From the manual, it doesn't sound like the same thing:



> devq_queued:  This is the number of transactions waiting in the kernel queue for capacity on the device.  This number is usually zero unless error recovery is in progress.



Thanks!


----------



## mav@ (Oct 27, 2010)

`# gstat -I 1s` - first column is the current queue length. But not necessary that all that requests are submitted to the disk same time - there could be number of hardware/software limitations, like number of tags supported by hardware. If you need closer to hardware queue stats - dev_active is appropriate.


----------



## IT_Architect (Oct 27, 2010)

It appears dev_active is what I'm after.  My rationale is that when I track parameters in Zabbix, I want to track a parameter(s) that most closely correlates with user-perceived performance.  Split I/Os, transfer speeds for reads and writes, %disk utilization, etc. are not actionable information until the disk subsystem gets behind on disk requests.

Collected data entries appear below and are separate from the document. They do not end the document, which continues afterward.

@@ -517,7 +520,10 @@
     int dev = 0;
     (void)hipGetDevice(&dev);
     (void)dag_device_setup(dev, nullptr);
-  }
+    int n_cu = 0;
+    if (hipDeviceGetAttribute(&n_cu, hipDeviceAttributeMultiprocessorCount, dev) == hipSuccess) s->chain_max = n_cu;
+  }
+  if (const char* ch = getenv("SLM_CHAIN")) s->chain_max = atol(ch);
   if (const char* hb = getenv("SLM_HYBRID")) s->hybrid_batches = atoi(hb) != 0;
   if (const char* dm = getenv("SLM_DAG_MAX_NODES")) s->dag_max_nodes = atol(dm);
   if (const char* nr = getenv("SLM_NO_REUSE")) s->no_reuse = atoi(nr) != 0;
@@ -1328,13 +1334,14 @@
   s->last_solver_form = dag ? 1 : (hybrid ? 2 : 0);
   int mode = -1;
   if (dag) {
+    s->last_chain_levels = 0;
     mode = launch_front_solve_dag(fr, n, d.max_tasks, u_override, st, -1, !dag_reset_done, !dag_check_later);
   } else if (hybrid) {
     const int n_levels = (int)d.sched.size(), l_cut = n_levels - 1 - d.hybrid_cut;
-    launch_front_levels(fr, n, d.sched.data(), n_levels, l_cut, 0, u_override, st);
+    s->last_chain_levels = launch_front_levels(fr, n, d.sched.data(), n_levels, l_cut, 0, u_override, st, s->chain_max);
     mode = launch_front_solve_dag(fr, n, d.max_top_tasks, u_override, st, d.hybrid_cut, !dag_reset_done, !dag_check_later);
   } else {
-    launch_front_solve(fr, n, d.sched.data(), (int)d.sched.size(), u_override, st);
+    s->last_chain_levels = launch_front_solve(fr, n, d.sched.data(), (int)d.sched.size(), u_override, st, s->chain_max);
   }
   s->last_dag_mode = mode;
   return mode;
diff --git a/python-super_amd/csrc/slm_front.hip b/python-super_amd/csrc/slm_front.hip
--- a/python-super_amd/csrc/slm_front.hip
+++ b/python-super_amd/csrc/slm_front.hip
@@ -713,6 +713,232 @@
       }
     }
     __syncthreads();
+  }
+}
+
+#define CHAIN_LDS_DOUBLES (4 * TILE + 7 * 256 + 2 * NB + 5 * NB + 16)
+#define CHAIN_THREADS 512
+#define CHAIN_MAX_NPT 4
+
+__device__ __forceinline__ void ch_load(const double* __restrict__ T, double4_t x[4], int w, int l) {
+  const int lr = l & 15, lk = l >> 4;
+#pragma unroll
+  for (int ni = 0; ni < 4; ++ni)
+#pragma unroll
+    for (int r = 0; r < 4; ++r) x[ni][r] = T[(16 * w + lr) + (size_t)(16 * ni + lk + 4 * r) * NB];
+}
+__device__ __forceinline__ void ch_store(double* __restrict__ T, const double4_t x[4], int w, int l) {
+  const int lr = l & 15, lk = l >> 4;
+#pragma unroll
+  for (int ni = 0; ni < 4; ++ni)
+#pragma unroll
+    for (int r = 0; r < 4; ++r) T[(16 * w + lr) + (size_t)(16 * ni + lk + 4 * r) * NB] = x[ni][r];
+}
+__device__ __forceinline__ void ch_areg(const double4_t x[4], double a[16]) {
+#pragma unroll
+  for (int ni = 0; ni < 4; ++ni)
+#pragma unroll
+    for (int r = 0; r < 4; ++r) a[4 * ni + r] = x[ni][r];
+}
+__device__ __forceinline__ void ch_rhs(const double4_t L[4], const double* yv, double* rhs_r, int w, int l) {
+  const int lr = l & 15, lk = l >> 4;
+  double sacc = 0.0;
+#pragma unroll
+  for (int ni = 0; ni < 4; ++ni)
+#pragma unroll
+    for (int rr = 0; rr < 4; ++rr) sacc += L[ni][rr] * yv[16 * ni + lk + 4 * rr];
+  sacc += __shfl_xor(sacc, 16, 64);
+  sacc += __shfl_xor(sacc, 32, 64);
+  if (lk == 0) rhs_r[16 * w + lr] -= sacc;
+}
+
+__device__ __forceinline__ int ch_tid() {
+  int t = threadIdx.x;
+  asm volatile("" : "+v"(t));
+  return t;
+}
+__device__ __forceinline__ int ch_lane() { return ch_tid() & 63; }
+__device__ __forceinline__ void ch_enter(double* S, int c, int n1, double u) {
+  const int t0 = ch_tid();
+#pragma unroll
+  for (int t = 0; t < 16; ++t) {
+    const int e = t0 + 256 * t;
+    const int i = e % NB, k = e / NB;
+    double x = (i >= k) ? S[e] : 0.0;
+    if (i == k) x = (c * NB + i < n1) ? x + u : 1.0;
+    S[e] = x;
+  }
+}
+
+__global__ void __launch_bounds__(CHAIN_THREADS, 1) k_fchain(const FrameDev* __restrict__ frames, LevelRef lvl,
+                                                             double u_override) {
+  extern __shared__ double lds[];
+  double* S = lds;
+  double* M = lds + TILE;
+  double* Bl = lds + 2 * TILE;
+  double* Mb = lds + 3 * TILE;
+  double* dinv = lds + 4 * TILE;
+  double* wt = dinv + 4 * 256;
+  double* vec = wt + 3 * 256;
+  double* rhs = vec + 2 * NB;
+  double* yv = rhs + 4 * NB;
+  int* s_ok = reinterpret_cast<int*>(yv + NB);
+  int* pf = s_ok + 8;
+  int* bar = pf + 16;
+  const FrameDev& fd = frames[blockIdx.z];
+  if (!fd.bound || !fd.nd_ready) return;
+  int fi;
+  if (!level_front(fd, lvl, blockIdx.y, fi)) return;
+  const NDFront& f = fd.fronts[fi];
+  const int npt = f.npt;
+  if (npt == 0) return;
+  const double u = (u_override >= 0.0) ? u_override : fd.st->u;
+  double* vecs = fd.fvec + f.vec_off;
+  const int wv = __builtin_amdgcn_readfirstlane(threadIdx.x >> 6);
+  const bool grp_a = wv < 4;
+  const int w = wv & 3;
+  const LdsGroupBarrier bar_a{bar, 4}, bar_b{bar + 1, 4};
+
+  if (threadIdx.x < 2) bar[threadIdx.x] = 0;
+  for (int e = threadIdx.x; e < npt * NB; e += CHAIN_THREADS) rhs[e] = vecs[e];
+  if (grp_a) {
+    const double* src = ftile(fd, f, 0, 0);
+#pragma unroll
+    for (int t = 0; t < 16; ++t) S[threadIdx.x + 256 * t] = src[threadIdx.x + 256 * t];
+  }
+  __syncthreads();
+
+  if (grp_a) {
+    for (int s = 0; s < npt; ++s) {
+      ch_enter(S, s, f.n1, u);
+      const bool ok = factor_inverse64p(S, M, dinv, wt, vec, s_ok, pf, nullptr, nullptr, nullptr,
+                                        min(4, (f.n1 - s * NB + 15) >> 4), nullptr, nullptr, nullptr, bar_a);
+      if (!ok && threadIdx.x == 0) fd.st->chol_fail = 1;
+      __syncthreads();
+      double* linv = fd.flinv + f.linv_off + (size_t)s * TILE;
+      const int t0 = ch_tid();
+      for (int e = t0; e < TILE; e += 256) {
+        const double m = M[e];
+        linv[e] = m;
+        Mb[e] = m;
+      }
+      if (t0 < NB) {
+        const int i = t0;
+        const double* rs = rhs + (size_t)s * NB;
+        double acc = 0.0;
+        for (int k = 0; k <= i; ++k) acc += M[i + k * LD] * rs[k];
+        yv[i] = acc;
+        vecs[(size_t)s * NB + i] = acc;
+      }
+      __syncthreads();
+      __syncthreads();
+    }
+  } else {
+    double4_t xn[4], cn[4];
+    {
+      const int l = ch_lane();
+      if (npt > 1) {
+        ch_load(ftile(fd, f, 1, 0), xn, w, l);
+        ch_load(ftile(fd, f, 1, 1), cn, w, l);
+      }
+    }
+    for (int s = 0; s < npt; ++s) {
+      if (s > 0) {
+        const int c = s - 1;
+        const int l = ch_lane();
+        {
+          double4_t lsc[4];
+          ch_load(Bl, lsc, w, l);
+          ch_rhs(lsc, yv, rhs + (size_t)s * NB, w, l);
+        }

dev_active I assumed was the equivalent of Windows "\PhysicalDisk(0 C:)\% Disk Time" (% busy) but it is not.  It is the equivalent of "\PhysicalDisk(0 C\Current Disk Queue Length" (queued request depth), which is exactly what I need.


----------



## fronclynne (Oct 28, 2010)

IT_Architect said:
			
		

> dev_active I assumed was the equivalent of Windows "\PhysicalDisk(0 C:)\% Disk Time" (% busy) but it is not.  It is the equivalent of "\PhysicalDisk(0 C\Current Disk Queue Length" (queued request depth), which is exactly what I need.

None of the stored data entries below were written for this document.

diff --git a/lead-yolo_amd/csrc/ly_attention.hip b/lead-yolo_amd/csrc/ly_attention.hip
--- a/lead-yolo_amd/csrc/ly_attention.hip
+++ b/lead-yolo_amd/csrc/ly_attention.hip
@@ -1269,16 +1269,55 @@
 
 __device__ __forceinline__ float ly_hswish_grad(float x) { return x <= -3.f ? 0.f : (x >= 3.f ? 1.f : (2.f * x + 3.f) * (1.f / 6.f)); }
 #define LY_CA_STRIPES 32
+#define LY_CA_MAX_PARTS 12
+
+template <int NP>
+__device__ __forceinline__ float ly_fold_parts_n(const float* __restrict__ p, const int R, const long ld) {
+  float v[NP];
+#pragma unroll
+  for (int k = 0; k < NP; ++k) v[k] = p[(k < R ? k : R - 1) * ld];
+  float a[4][4];
+  int m[4];
+#pragma unroll
+  for (int l = 0; l < 4; ++l) {
+    m[l] = ((R - l + 3) >> 2) & ~3;
+#pragma unroll
+    for (int e = 0; e < 4; ++e) a[l][e] = 0.f;
+  }
+#pragma unroll
+  for (int k = 0; k < NP; ++k) {
+    const int l = k & 3, j = k >> 2;
+    const float x = k < R ? v[k] : 0.f;
+    if ((j & 3) == 0) {
+      a[l][0] += x;
+    } else {
+      const bool tail = j >= m[l];
+      a[l][j & 3] += tail ? 0.f : x;
+      a[l][0] += tail ? x : 0.f;
+    }
+  }
+  float s = 0.f;
+#pragma unroll
+  for (int l = 0; l < 4; ++l) s += (a[l][0] + a[l][1]) + (a[l][2] + a[l][3]);
+  return s;
+}
+__device__ __forceinline__ float ly_fold_parts(const float* __restrict__ p, const int R, const long ld) {
+  if (R == 1) return p[0];
+  if (R <= 4) return ly_fold_parts_n<4>(p, R, ld);
+  return ly_fold_parts_n<LY_CA_MAX_PARTS>(p, R, ld);
+}
 
 template <int MIP, int NS>
 __global__ __launch_bounds__(LY_THREADS) void ly_coordatt_mlp_bwd1_kernel(
     const float* __restrict__ pool, int n_img, int H, int W, int C, const float* __restrict__ w1, const float* __restrict__ b1,
     const float* __restrict__ mean, const float* __restrict__ invstd, const float* __restrict__ gamma, const float* __restrict__ beta,
     const float* __restrict__ wh, const float* __restrict__ ww, const float* __restrict__ a_h, const float* __restrict__ a_w,
-    const float* __restrict__ da_h, const float* __restrict__ da_w, float* __restrict__ ws, double* __restrict__ sums, float* __restrict__ dzb) {
+    const float* __restrict__ da_h , const int nph, const float* __restrict__ da_w , const int npw,
+    float* __restrict__ ws, double* __restrict__ sums, float* __restrict__ dzb) {
   const int tid = threadIdx.x, lane = tid & 63, wave = tid >> 6;
   const int L = H + W;
   const long R = (long)n_img * L;
+  const long ldh = (long)n_img * H * C, ldw = (long)n_img * W * C;
   float s1 = 0.f, s2 = 0.f;
   static_assert(MIP == 8 || MIP == 16, "ly_coordatt_mlp_bwd1: MIP = 8 or 16");
   constexpr int LSTEP = 64 / MIP;
@@ -1294,6 +1333,8 @@
     const float* wx = isrow ? wh : ww;
     const float* am = (isrow ? a_h : a_w) + q * C;
     const float* dam = (isrow ? da_h : da_w) + q * C;
+    const int npart = isrow ? nph : npw;
+    const long ldpart = isrow ? ldh : ldw;
     float y[MIP], d[MIP];
 #pragma unroll
     for (int m = 0; m < MIP; ++m) { y[m] = 0.f; d[m] = 0.f; }
@@ -1303,7 +1344,7 @@
       if (c < C) {
         const float pv = pool[r * C + c];
         const float av = am[c];
-        const float dz = dam[c] * av * (1.f - av);
+        const float dz = ly_fold_parts(dam + c, npart, ldpart) * av * (1.f - av);
         dzb[r * C + c] = dz;
 #pragma unroll
         for (int m = 0; m < MIP; ++m) {
@@ -1425,13 +1466,13 @@
 template <int MIP, int NS>
 static void launch_coordatt_bwd(hipStream_t st, const float* pool, int n_img, int H, int W, int C, const float* w1, const float* b1, const float* mean,
                                 const float* invstd, const float* gamma, const float* beta, const float* wh, const float* ww, const float* a_h,
-                                const float* a_w, const float* da_h, const float* da_w, float* ws, double* sums, float* dpool, float* dw1,
+                                const float* a_w, const float* da_h, int nph, const float* da_w, int npw, float* ws, double* sums, float* dpool, float* dw1,
                                 float* dgamma, float* dbeta, float* dwh, float* dbh, float* dww, float* dbw, int f64) {
   const long R = (long)n_img * (H + W);
   long b1n = (R + 3) / 4;
   if (b1n > 1024) b1n = 1024;
   hipLaunchKernelGGL((ly_coordatt_mlp_bwd1_kernel<MIP, NS>), dim3((unsigned)b1n), dim3(LY_THREADS), 0, st, pool, n_img, H, W, C, w1, b1, mean, invstd, gamma,
-                     beta, wh, ww, a_h, a_w, da_h, da_w, ws, sums, dpool);
+                     beta, wh, ww, a_h, a_w, da_h, nph, da_w, npw, ws, sums, dpool);
   const int groups = (C + 63) / 64;
   long chunks = (96 + groups - 1) / groups;
   if (chunks > (R + 31) / 32) chunks = (R + 31) / 32;
@@ -1442,16 +1483,17 @@
                      gamma, invstd, ws, sums, dpool, dw1, dgamma, dbeta, dwh, dbh, dww, dbw, f64);
 }
 
-extern "C" int ly_coordatt_mlp_bwd(const float* pool, int n_img, int H, int W, int C, int mip, const float* w1, const float* b1,
-                                   const float* mean, const float* invstd, const float* gamma, const float* beta, const float* wh,
-                                   const float* ww, const float* a_h, const float* a_w, const float* da_h, const float* da_w, float* ws,
-                                   double* sums, float* dpool, float* dw1, float* dgamma, float* dbeta, float* dwh, float* dbh,
-                                   float* dww, float* dbw, int grads_f64, void* stream) {
+static int coordatt_mlp_bwd_entry(const float* pool, int n_img, int H, int W, int C, int mip, const float* w1, const float* b1, const float* mean,
+                                  const float* invstd, const float* gamma, const float* beta, const float* wh, const float* ww, const float* a_h,
+                                  const float* a_w, const float* da_h, int nph, const float* da_w, int npw, float* ws, double* sums, float* dpool,
+                                  float* dw1, float* dgamma, float* dbeta, float* dwh, float* dbh, float* dww, float* dbw, int grads_f64, void* stream) {
   LY_CHECK(pool && w1 && b1 && mean && invstd && gamma && beta && wh && ww && a_h && a_w && da_h && da_w && ws && sums && dpool && dw1 &&
                dgamma && dbeta && dwh && dbh && dww && dbw, "coordatt_mlp_bwd: null pointer");
   LY_CHECK((mip == 8 || mip == 16) && C > 0 && C <= 512 && n_img > 0 && H > 0 && W > 0, "coordatt_mlp_bwd: built for mip 8 / 16 and C <= 512 (mip=%d C=%d)", mip, C);
+  LY_CHECK(nph >= 1 && nph <= LY_CA_MAX_PARTS && npw >= 1 && npw <= LY_CA_MAX_PARTS, "coordatt_mlp_bwd: 1 .. %d partials of da_h / da_w are folded here (got %d, %d)",
+           LY_CA_MAX_PARTS, nph, npw);
   hipStream_t st = reinterpret_cast<hipStream_t>(stream);
-#define LY_CA_BWD(MIP, NS) launch_coordatt_bwd<MIP, NS>(st, pool, n_img, H, W, C, w1, b1, mean, invstd, gamma, beta, wh, ww, a_h, a_w, da_h, da_w, ws, sums, \
+#define LY_CA_BWD(MIP, NS) launch_coordatt_bwd<MIP, NS>(st, pool, n_img, H, W, C, w1, b1, mean, invstd, gamma, beta, wh, ww, a_h, a_w, da_h, nph, da_w, npw, ws, sums, \
                                                         dpool, dw1, dgamma, dbeta, dwh, dbh, dww, dbw, grads_f64)
   const int ns = (C + 63) / 64;
   if (mip == 8) {
@@ -1462,6 +1504,24 @@
 #undef LY_CA_BWD
   LY_LAUNCH_CHECK();
   return 0;
+}
+
+extern "C" int ly_coordatt_mlp_bwd(const float* pool, int n_img, int H, int W, int C, int mip, const float* w1, const float* b1,
+                                   const float* mean, const float* invstd, const float* gamma, const float* beta, const float* wh,
+                                   const float* ww, const float* a_h, const float* a_w, const float* da_h, const float* da_w, float* ws,
+                                   double* sums, float* dpool, float* dw1, float* dgamma, float* dbeta, float* dwh, float* dbh,
+                                   float* dww, float* dbw, int grads_f64, void* stream) {
+  return coordatt_mlp_bwd_entry(pool, n_img, H, W, C, mip, w1, b1, mean, invstd, gamma, beta, wh, ww, a_h, a_w, da_h, 1, da_w, 1, ws, sums, dpool, dw1, dgamma,
+                                dbeta, dwh, dbh, dww, dbw, grads_f64, stream);
+}
+
+extern "C" int ly_coordatt_mlp_bwd_parts(const float* pool, int n_img, int H, int W, int C, int mip, const float* w1, const float* b1,
+                                         const float* mean, const float* invstd, const float* gamma, const float* beta, const float* wh,
+                                         const float* ww, const float* a_h, const float* a_w, const float* da_h_part, int slabs,
+                                         const float* da_w_part, int bands, float* ws, double* sums, float* dpool, float* dw1, float* dgamma,
+                                         float* dbeta, float* dwh, float* dbh, float* dww, float* dbw, int grads_f64, void* stream) {
+  return coordatt_mlp_bwd_entry(pool, n_img, H, W, C, mip, w1, b1, mean, invstd, gamma, beta, wh, ww, a_h, a_w, da_h_part, slabs, da_w_part, bands, ws, sums, dpool,
+                                dw1, dgamma, dbeta, dwh, dbh, dww, dbw, grads_f64, stream);
 }
 
 __device__ __forceinline__ long ly_gw_index(int ch, int t, int e, int chunk, bool contiguous) {
diff --git a/lead-yolo_amd/csrc/ly_backward.hip b/lead-yolo_amd/csrc/ly_backward.hip
--- a/lead-yolo_amd/csrc/ly_backward.hip
+++ b/lead-yolo_amd/csrc/ly_backward.hip
@@ -489,11 +489,10 @@
 
 #define LY_CAG_RB 8
 #define LY_CAG_MAXW 8
-template <typename T>
-__global__ __launch_bounds__(LY_THREADS) void ly_coordatt_gate_bwd_kernel(const T* __restrict__ dout, int ldd, const T* __restrict__ x,
-                                                                           int ldx, int H, int W, int C, const float* __restrict__ a_h,
-                                                                           const float* __restrict__ a_w, T* __restrict__ dx, int lddx,
-                                                                           float* __restrict__ da_h, float* __restrict__ da_w, int bands, int slabs, long n_img) {
+template <typename T, bool DX>
+__device__ __forceinline__ void ly_coordatt_gate_bwd_body(const T* __restrict__ dout, int ldd, const T* __restrict__ x, int ldx, int H, int W, int C,
+                                                          const float* __restrict__ a_h, const float* __restrict__ a_w, T* __restrict__ dx, int lddx,
+                                                          float* __restrict__ da_h, float* __restrict__ da_w, int bands, int slabs, long n_img) {
   __shared__ f32x4 red[LY_THREADS];
   const int nc4 = C >> 2, tid = threadIdx.x;
   const int groups = LY_THREADS / nc4;
@@ -535,7 +534,7 @@
         if (okw[i]) {
           const long row = nh * W + wcl[i];
           const f32x4 d = ly_r4_f32(dr[i]), xv = ly_r4_f32(xr[i]);
-          ly_st4<T>(dx + row * lddx + 4 * c4, d * ah * aw[i]);
+          if constexpr (DX) ly_st4<T>(dx + row * lddx + 4 * c4, d * ah * aw[i]);
           const f32x4 t = d * xv;
           sh += t * aw[i];
           accw[i] += t * ah;
@@ -559,6 +558,20 @@
       }
     }
   }
+}
+template <typename T>
+__global__ __launch_bounds__(LY_THREADS) void ly_coordatt_gate_bwd_kernel(const T* __restrict__ dout, int ldd, const T* __restrict__ x,
+                                                                           int ldx, int H, int W, int C, const float* __restrict__ a_h,
+                                                                           const float* __restrict__ a_w, T* __restrict__ dx, int lddx,
+                                                                           float* __restrict__ da_h, float* __restrict__ da_w, int bands, int slabs, long n_img) {
+  ly_coordatt_gate_bwd_body<T, true>(dout, ldd, x, ldx, H, W, C, a_h, a_w, dx, lddx, da_h, da_w, bands, slabs, n_img);
+}
+template <typename T>
+__global__ __launch_bounds__(LY_THREADS) void ly_coordatt_gate_bwd_sums_kernel(const T* __restrict__ dout, int ldd, const T* __restrict__ x,
+                                                                                int ldx, int H, int W, int C, const float* __restrict__ a_h,
+                                                                                const float* __restrict__ a_w, float* __restrict__ da_h,
+                                                                                float* __restrict__ da_w, int bands, int slabs, long n_img) {
+  ly_coordatt_gate_bwd_body<T, false>(dout, ldd, x, ldx, H, W, C, a_h, a_w, nullptr, 0, da_h, da_w, bands, slabs, n_img);
 }
 
 extern "C" int ly_coordatt_gate_bwd(const void* dout, int ldd, const void* x, int ldx, int n_img, int H, int W, int C, const float* a_h,
@@ -574,6 +587,22 @@
   LY_WITH_T(dtype, hipLaunchKernelGGL(ly_coordatt_gate_bwd_kernel<T>, dim3((unsigned)(n_img * bands * slabs)), dim3(LY_THREADS), 0, reinterpret_cast<hipStream_t>(stream),
                                       reinterpret_cast<const T*>(dout), ldd, reinterpret_cast<const T*>(x), ldx, H, W, C, a_h, a_w, reinterpret_cast<T*>(dx), lddx, da_h, da_w,
                                       bands, slabs, (long)n_img));
+  LY_LAUNCH_CHECK();
+  return 0;
+}
+
+extern "C" int ly_coordatt_gate_bwd_sums(const void* dout, int ldd, const void* x, int ldx, int n_img, int H, int W, int C, const float* a_h,
+                                         const float* a_w, float* da_h, float* da_w, int bands_in, int slabs_in, int dtype, void* stream) {
+  LY_CHECK_DTYPE(dtype, "coordatt_gate_bwd_sums");
+  LY_CHECK(dout && x && a_h && a_w && da_h && da_w, "coordatt_gate_bwd_sums: null pointer");
+  LY_CHECK(C > 0 && (C & 3) == 0 && C <= 1024 && (ldd & 3) == 0 && (ldx & 3) == 0, "coordatt_gate_bwd_sums: C / ld must be multiples of 4");
+  const int groups = LY_THREADS / (C >> 2);
+  const int slabs = (W + groups * LY_CAG_MAXW - 1) / (groups * LY_CAG_MAXW);
+  const int bands = (H + LY_CAG_RB - 1) / LY_CAG_RB;
+  LY_CHECK(bands_in == bands && slabs_in == slabs, "coordatt_gate_bwd_sums: the partial buffers are da_h [%d slabs][n][H][C] and da_w [%d bands][n][W][C] (got %d, %d)",
+           slabs, bands, slabs_in, bands_in);
+  LY_WITH_T(dtype, hipLaunchKernelGGL(ly_coordatt_gate_bwd_sums_kernel<T>, dim3((unsigned)(n_img * bands * slabs)), dim3(LY_THREADS), 0, reinterpret_cast<hipStream_t>(stream),
+                                      reinterpret_cast<const T*>(dout), ldd, reinterpret_cast<const T*>(x), ldx, H, W, C, a_h, a_w, da_h, da_w, bands, slabs, (long)n_img));
   LY_LAUNCH_CHECK();
   return 0;
 }
@@ -644,6 +673,96 @@
     LY_WITH_T(dtype, hipLaunchKernelGGL((ly_pool_hw_bwd_kernel<T, false>), grid, dim3(LY_THREADS), 0, reinterpret_cast<hipStream_t>(stream), gp, n_img, H, W, C,
                                         reinterpret_cast<T*>(dx), lddx));
   }
+  LY_LAUNCH_CHECK();
+  return 0;
+}
+
+__device__ __forceinline__ f32x4 ly_fma4(const f32x4 a, const f32x4 b, const f32x4 c) {
+  return (f32x4){__builtin_fmaf(a.x, b.x, c.x), __builtin_fmaf(a.y, b.y, c.y), __builtin_fmaf(a.z, b.z, c.z), __builtin_fmaf(a.w, b.w, c.w)};
+}
+__device__ __forceinline__ f32x4 ly_opaque4(f32x4 v) {
+  asm("" : "+v"(v));
+  return v;
+}
+template <typename T>
+__global__ __launch_bounds__(LY_THREADS) void ly_coordatt_dx_kernel(const T* __restrict__ dout, int ldd, int n_img, int H, int W, int C,
+                                                                    const float* __restrict__ a_h, const float* __restrict__ a_w,
+                                                                    const float* __restrict__ gp, T* __restrict__ dx, int lddx, const int vec) {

Ah, that's actually good to know.  The Magical World of Microsoft Terminology (such as it is) can be pretty obtuse to those of us who don't actually use it any more.  (I'm not excusing some of the loopy Linux/Unix/BSD terminology either)


----------



## DrTed (Jun 8, 2019)

I've been compiling a list of calculations to assist in tuning of ZFS. 
Finding and tracking disk queue length has been something of interest to me. gstat -I 1s 1s is one of my new fav tv shows lol


----------